Huang Rui ray.huang at amd.com
Wed Aug 19 02:53:15 UTC 2020


On Tue, Aug 18, 2020 at 11:01:25PM +0800, Kuehling, Felix wrote:
> Am 2020-08-18 um 9:09 a.m. schrieb Huang Rui:
> > We still have a few iommu issues which need to address, so force raven
> > as "dgpu" path for the moment.
> >
> > This is to add the fallback path to bypass IOMMU if IOMMU v2 is disabled
> > or ACPI CRAT table not correct.
> >
> > v2: use ignore_crat parameter to decide whether it will go with IOMMUv2.
> >
> > Signed-off-by: Huang Rui <ray.huang at amd.com>
> > ---
> >  drivers/gpu/drm/amd/amdgpu/amdgpu_drv.c       |  5 +++-
> >  drivers/gpu/drm/amd/amdkfd/kfd_chardev.c      |  2 +-
> >  drivers/gpu/drm/amd/amdkfd/kfd_crat.c         | 27 ++++++++++++++++++-
> >  drivers/gpu/drm/amd/amdkfd/kfd_dbgdev.c       |  4 +--
> >  drivers/gpu/drm/amd/amdkfd/kfd_device.c       |  2 +-
> >  .../amd/amdkfd/kfd_device_queue_manager_v9.c  |  2 +-
> >  drivers/gpu/drm/amd/amdkfd/kfd_flat_memory.c  |  4 +--
> >  drivers/gpu/drm/amd/amdkfd/kfd_iommu.c        | 10 +++----
> >  drivers/gpu/drm/amd/amdkfd/kfd_topology.c     |  7 ++---
> >  9 files changed, 46 insertions(+), 17 deletions(-)
> >
> > diff --git a/drivers/gpu/drm/amd/amdgpu/amdgpu_drv.c b/drivers/gpu/drm/amd/amdgpu/amdgpu_drv.c
> > index a9a4319c24ae..189f9d7e190d 100644
> > --- a/drivers/gpu/drm/amd/amdgpu/amdgpu_drv.c
> > +++ b/drivers/gpu/drm/amd/amdgpu/amdgpu_drv.c
> > @@ -684,11 +684,14 @@ MODULE_PARM_DESC(debug_largebar,
> >   * Ignore CRAT table during KFD initialization.
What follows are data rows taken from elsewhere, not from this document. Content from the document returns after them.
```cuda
template <int BLOCK_N, int EPI = kEpiGeneric>
__global__ void __launch_bounds__(512, 1) conv_gemm_kernel(const __grid_constant__ ConvGemmParams p) {
  static_assert(BLOCK_N == 64 || BLOCK_N == 128, "64- or 128-column tiles");
  using Cfg = ConvGemmCfg<BLOCK_N>;
  constexpr int STAGES = Cfg::STAGES;
  constexpr int IMGS = Cfg::IMGS;
  extern __shared__ uint8_t smem_raw[];
  uint8_t* smem = reinterpret_cast<uint8_t*>((reinterpret_cast<uintptr_t>(smem_raw) + 1023) & ~uintptr_t(1023));
  uint8_t* stage_base = smem;
  uint8_t* staging = smem + STAGES * Cfg::STAGE_BYTES;
  uint8_t* img = staging + Cfg::STAGING_BYTES;
  uint64_t* bars = reinterpret_cast<uint64_t*>(img + IMGS * Cfg::IMG_BYTES);
  uint64_t* full_bar = bars;
  uint64_t* empty_bar = bars + STAGES;
  uint64_t* img_full = bars + 2 * STAGES;
  uint64_t* img_empty = bars + 2 * STAGES + IMGS;

  const int warp_idx = threadIdx.x >> 5;
  const int lane = threadIdx.x & 31;
  const int m_tiles = p.tiles1 * p.tiles2 * p.tiles3;
  const int num_tiles = m_tiles * p.n_tiles;
  const int num_kb = p.var_taps ? p.kb_total : p.num_taps * p.k_blocks_per_tap;

  if (warp_idx == 0 && lane == 0) {
    for (int i = 0; i < 4; ++i) tma_prefetch_desc(&p.a_maps[i]);
    tma_prefetch_desc(&p.b_map);
    tma_prefetch_desc(&p.d_map);
    for (int i = 0; i < STAGES; ++i) {
      mbar_init(&full_bar[i], 1);
      mbar_init(&empty_bar[i], 2);
    }
    for (int i = 0; i < IMGS; ++i) {
      mbar_init(&img_full[i], 8);
      mbar_init(&img_empty[i], Cfg::EPI_WARPS);
    }
    fence_mbar_init();
  }
  __syncthreads();
  pdl_wait();

  if (warp_idx < 4) {
    setmaxnreg_dec<40>();
    if (warp_idx == 0 && lane == 0) {
      int stage = 0;
      uint32_t phase = 0;
      CPROF_DECL(2)
      for (int tile = blockIdx.x; tile < num_tiles; tile += gridDim.x) {
        const int n_tile = tile % p.n_tiles;
        const int m_tile = tile / p.n_tiles;
        const int t1 = m_tile % p.tiles1;
        const int t2 = (m_tile / p.tiles1) % p.tiles2;
        const int t3 = m_tile / (p.tiles1 * p.tiles2);
        const int c1 = t1 * p.box1, c2 = t2 * p.box2, c3 = t3 * p.box3;
        int tap = 0, cb = 0;
        int kb_in_tap = p.var_taps ? p.tap_kb[0] : p.k_blocks_per_tap;
        for (int kb = 0; kb < num_kb; ++kb, ++cb) {
          if (cb == kb_in_tap) {
            cb = 0;
            ++tap;
            if (p.var_taps) kb_in_tap = p.tap_kb[tap];
          }
          const int wk = p.var_taps ? p.tap_k0[tap] + cb * 64 : p.tap_w[tap] * p.k_per_tap + cb * 64;
          CPROF_TICK(1)
          mbar_wait_backoff(&empty_bar[stage], phase ^ 1);
          CPROF_TICK(0)
          uint8_t* a_dst = stage_base + stage * Cfg::STAGE_BYTES;
          uint8_t* b_dst = a_dst + Cfg::A_BYTES;
          mbar_expect_tx(&full_bar[stage], Cfg::STAGE_BYTES);
          tma_load_4d(a_dst, &p.a_maps[p.tap_map[tap]], &full_bar[stage], p.chan_window ? n_tile * BLOCK_N : cb * 64, c1 + p.tap_o1[tap],
                      c2 + p.tap_o2[tap], c3);
          tma_load_2d(b_dst, &p.b_map, &full_bar[stage], wk, n_tile * BLOCK_N);
          if (++stage == STAGES) {
            stage = 0;
            phase ^= 1;
          }
        }
      }
#ifdef CONV_PROFILE
      if (blockIdx.x == 0) {
        const int nt = (num_tiles - 1) / gridDim.x + 1;
        printf("conv producer: wait_empty %lld issue %lld  (cycles/tile, %d tiles, %d k-blocks)\n", cp_t[0] / nt, cp_t[1] / nt, nt, num_kb);
      }
#endif
    }
  } else if (warp_idx < 12) {
    setmaxnreg_dec<112>();
    const int wg = (warp_idx - 4) >> 2;
    const uint64_t desc_a0 = make_smem_desc_sw128(smem_u32(stage_base) + wg * 8192, p.desc_lbo, p.desc_sbo);
    const uint64_t desc_b0 = make_smem_desc_sw128(smem_u32(stage_base) + Cfg::A_BYTES, p.desc_lbo, p.desc_sbo);
    int stage = 0;
    uint32_t phase = 0;
    int it = 0;
    CPROF_DECL(3)
    for (int tile = blockIdx.x; tile < num_tiles; tile += gridDim.x, ++it) {
      float acc[BLOCK_N / 2];
#pragma unroll
      for (int i = 0; i < BLOCK_N / 2; ++i) acc[i] = 0.f;
      int prev = -1;
      CPROF_TICK(2)
      for (int kb = 0; kb < num_kb; ++kb) {
        mbar_wait(&full_bar[stage], phase);
        wgmma_fence();
        const uint64_t soff = static_cast<uint64_t>(stage) * (Cfg::STAGE_BYTES >> 4);
        const uint64_t da = desc_a0 + soff, db = desc_b0 + soff;
#pragma unroll
        for (int k = 0; k < 4; ++k) Wgmma<BLOCK_N, 0, 0>::mma(acc, da + 2 * k, db + 2 * k, 1u);
        wgmma_commit();
        wgmma_wait<1>();
        if (prev >= 0 && (threadIdx.x & 127) == 0) mbar_arrive(&empty_bar[prev]);
        prev = stage;
        if (++stage == STAGES) {
          stage = 0;
          phase ^= 1;
        }
      }
      wgmma_wait<0>();
      wgmma_reg_fence(acc);
      if ((threadIdx.x & 127) == 0) mbar_arrive(&empty_bar[prev]);
      CPROF_TICK(0)
      const int b = IMGS == 1 ? 0 : it % IMGS;
      mbar_wait(&img_empty[b], ((it / IMGS) & 1) ^ 1);
      CPROF_TICK(1)
      acc_to_img<BLOCK_N>(acc, smem_u32(img + b * Cfg::IMG_BYTES), BLOCK_N, 64 * wg, 0);
      __syncwarp();
      if (lane == 0) mbar_arrive(&img_full[b]);
    }
#ifdef CONV_PROFILE
    if (blockIdx.x == 0 && lane == 0 && (warp_idx & 3) == 0) {
      const int nt = (num_tiles - 1) / gridDim.x + 1;
      printf("conv mma wg %d: main loop %lld wait img_empty %lld acc->img %lld  (cycles/tile)\n", wg, cp_t[0] / nt, cp_t[1] / nt,
             cp_t[2] / nt);
    }
#endif
  } else {
    setmaxnreg_inc<248>();
    const int q = warp_idx - 12;
    const int row = q * 32 + lane;
    const uint32_t stage_s = smem_u32(staging + q * 2 * Cfg::SLAB_BYTES);
    const uint32_t row_s = lane * 128;
    const uint32_t sw = (lane & 7) << 4;
    uint32_t stat_off[8];
#pragma unroll
    for (int m = 0; m < 8; ++m) stat_off[m] = m * 128 + ((((lane >> 2) ^ m) << 4) | ((lane & 3) << 2));
    constexpr bool G = EPI < 0;
    constexpr bool kAffine = !G && (EPI & kEpiAffine) != 0;
    constexpr bool kBnMask = !G && (EPI & kEpiBnMask) != 0;
    constexpr bool kMask = !G && (EPI & (kEpiMask | kEpiBnMask)) != 0;
    const int N = p.N;
    const float* const bias = (!kAffine && (G || (EPI & kEpiBias))) ? p.bias : nullptr;
    const float* const colscale = (!kAffine && (G || (EPI & kEpiColscale))) ? p.colscale : nullptr;
    const int act_bits = G ? p.act : ((EPI >> kEpiActShift) & 3);
    const int act = kAffine ? 0 : act_bits;
    const bool has_res = G ? (p.residual != nullptr) : ((EPI & (kEpiResBf16 | kEpiResF32)) != 0);
    const bool res_f32 = G ? (p.res_f32 != 0) : ((EPI & kEpiResF32) != 0);
    const bool has_aux = G ? (p.has_aux_out != 0) : ((EPI & kEpiAux) != 0);
    const bool out_f32 = G ? (p.out_f32 != 0) : ((EPI & kEpiOutF32) != 0);
    float* const out_direct = (G || (EPI & kEpiDirect)) ? p.out_direct : nullptr;
    float* const stats = (G || (EPI & (kEpiStats | kEpiBnMask))) ? p.stats : nullptr;
    const float* const rowscale = G ? p.rowscale : nullptr;
    const bool need_rowmap = has_res || act == 3 || kMask || out_direct != nullptr || rowscale != nullptr || p.dim1 % p.box1 != 0 ||
                             p.dim2 % p.box2 != 0 || p.dim3 % p.box3 != 0;
    const bool full_cols = (N % BLOCK_N) == 0;
    uint32_t store_counter = 0;
    const int unit_cols = out_f32 ? 32 : 64;
    const int units = BLOCK_N / unit_cols;
    const int nsub = out_f32 ? 1 : 2;
    constexpr int SLOTS = 2;
    uint64_t run_s[SLOTS], run_q[SLOTS];
    float run_x[SLOTS][2];
#pragma unroll
    for (int k = 0; k < SLOTS; ++k) run_s[k] = 0, run_q[k] = 0, run_x[k][0] = run_x[k][1] = 0.f;
    int it = 0;
    CPROF_DECL(2)
    for (int tile = blockIdx.x; tile < num_tiles; tile += gridDim.x, ++it) {
      const int b = IMGS == 1 ? 0 : it % IMGS;
      const uint32_t img_s = smem_u32(img + b * Cfg::IMG_BYTES);
      const int n_tile = tile % p.n_tiles;
      const int m_tile = tile / p.n_tiles;
      const int t1 = m_tile % p.tiles1;
      const int t2 = (m_tile / p.tiles1) % p.tiles2;
      const int t3 = m_tile / (p.tiles1 * p.tiles2);
      const int c1 = t1 * p.box1, c2 = t2 * p.box2, c3 = t3 * p.box3;
      int p1 = 0, p2 = 0, p3 = 0;
      bool row_ok = true;
      if (need_rowmap) {
        const int i1 = row % p.box1;
        const int i2 = (row / p.box1) % p.box2;
        const int i3 = row / (p.box1 * p.box2);
        p1 = c1 + i1, p2 = c2 + i2, p3 = c3 + i3;
        row_ok = (p1 < p.dim1) && (p2 < p.dim2) && (p3 < p.dim3);
      }
      const int s1 = c1 + p.qoff1[q], s2 = c2 + p.qoff2[q], s3 = c3 + p.qoff3[q];

      uint4 nx_b[4];
      float4 nx_f[8];
      uint4 nx_m[4];
      auto issue_pre = [&](int u, int h) {
        const int ncp = n_tile * BLOCK_N + u * unit_cols + h * 32;
        if (n_tile * BLOCK_N + u * unit_cols >= N || !row_ok) return;
        if (has_res) {
          const long long off = p3 * p.rs3 + p2 * p.rs2 + p1 * p.rs1 + ncp;
          if (res_f32) {
            const float4* rp = reinterpret_cast<const float4*>(static_cast<const float*>(p.residual) + off);
#pragma unroll
            for (int j = 0; j < 8; ++j)
              if (full_cols || ncp + j * 4 < N) nx_f[j] = __ldg(rp + j);
          } else {
            const uint4* rp = reinterpret_cast<const uint4*>(static_cast<const __nv_bfloat16*>(p.residual) + off);
#pragma unroll
            for (int j = 0; j < 4; ++j)
              if (full_cols || ncp + j * 8 < N) nx_b[j] = __ldg(rp + j);
          }
        }
        if (act == 3) {
// ... 316 lines not shown
```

By default, KFD uses the ACPI CRAT
> >   * table to get information about AMD APUs. This option can serve as a workaround on
> >   * systems with a broken CRAT table.
> > + *
> > + * Default is auto (according to asic type, iommu_v2, and crat table, to decide
> > + * whehter use CRAT)
> >   */
> >  int ignore_crat;
> >  module_param(ignore_crat, int, 0444);
> >  MODULE_PARM_DESC(ignore_crat,
> > -	"Ignore CRAT table during KFD initialization (0 = use CRAT (default), 1 = ignore CRAT)");
> > +	"Ignore CRAT table during KFD initialization (0 = auto (default), 1 = ignore CRAT)");
> >  
> >  /**
> >   * DOC: halt_if_hws_hang (int)
> > diff --git a/drivers/gpu/drm/amd/amdkfd/kfd_chardev.c b/drivers/gpu/drm/amd/amdkfd/kfd_chardev.c
> > index 1b60e0ed6b5c..20ef754dc62e 100644
> > --- a/drivers/gpu/drm/amd/amdkfd/kfd_chardev.c
> > +++ b/drivers/gpu/drm/amd/amdkfd/kfd_chardev.c
> > @@ -1258,7 +1258,7 @@ bool kfd_dev_is_large_bar(struct kfd_dev *dev)
> >  		return true;
> >  	}
> >  
> > -	if (dev->device_info->needs_iommu_device)
> > +	if (dev->device_info->needs_iommu_device && !ignore_crat)
> >  		return false;
> >  
> >  	amdgpu_amdkfd_get_local_mem_info(dev->kgd, &mem_info);
> > diff --git a/drivers/gpu/drm/amd/amdkfd/kfd_crat.c b/drivers/gpu/drm/amd/amdkfd/kfd_crat.c
> > index 59557e3e206a..98993584802f 100644
> > --- a/drivers/gpu/drm/amd/amdkfd/kfd_crat.c
> > +++ b/drivers/gpu/drm/amd/amdkfd/kfd_crat.c
> > @@ -22,6 +22,7 @@
> >  
> >  #include <linux/pci.h>
> >  #include <linux/acpi.h>
> > +#include <asm/processor.h>
> >  #include "kfd_crat.h"
> >  #include "kfd_priv.h"
> >  #include "kfd_topology.h"
> > @@ -740,6 +741,29 @@ static int kfd_fill_gpu_cache_info(struct kfd_dev *kdev,
> >  	return 0;
> >  }
> >  
> > +
> > +#ifdef CONFIG_ACPI
> > +static void kfd_setup_ignore_crat_option(void)
> > +{
> > +
> > +	if (ignore_crat)
> > +		return;
> > +
> > +#ifndef KFD_SUPPORT_IOMMU_V2
> > +	ignore_crat = 1;
> > +#else
> > +	ignore_crat = 0;
> > +#endif
> > +
> > +	/* Raven series will go with the fallback path to use virtual CRAT */
> > +	if (boot_cpu_data.x86_vendor == X86_VENDOR_AMD &&
> > +	    boot_cpu_data.x86 == 0x17) {
> > +		ignore_crat = 1;
> 
> Does your change require Thunk changes? If yes, then changing this by
> default breaks existing user mode and cannot be applied upstream.
> 
> If you expect that this is a temporary workaround, then don't apply it
> here, apply it in your grub config or modprobe config.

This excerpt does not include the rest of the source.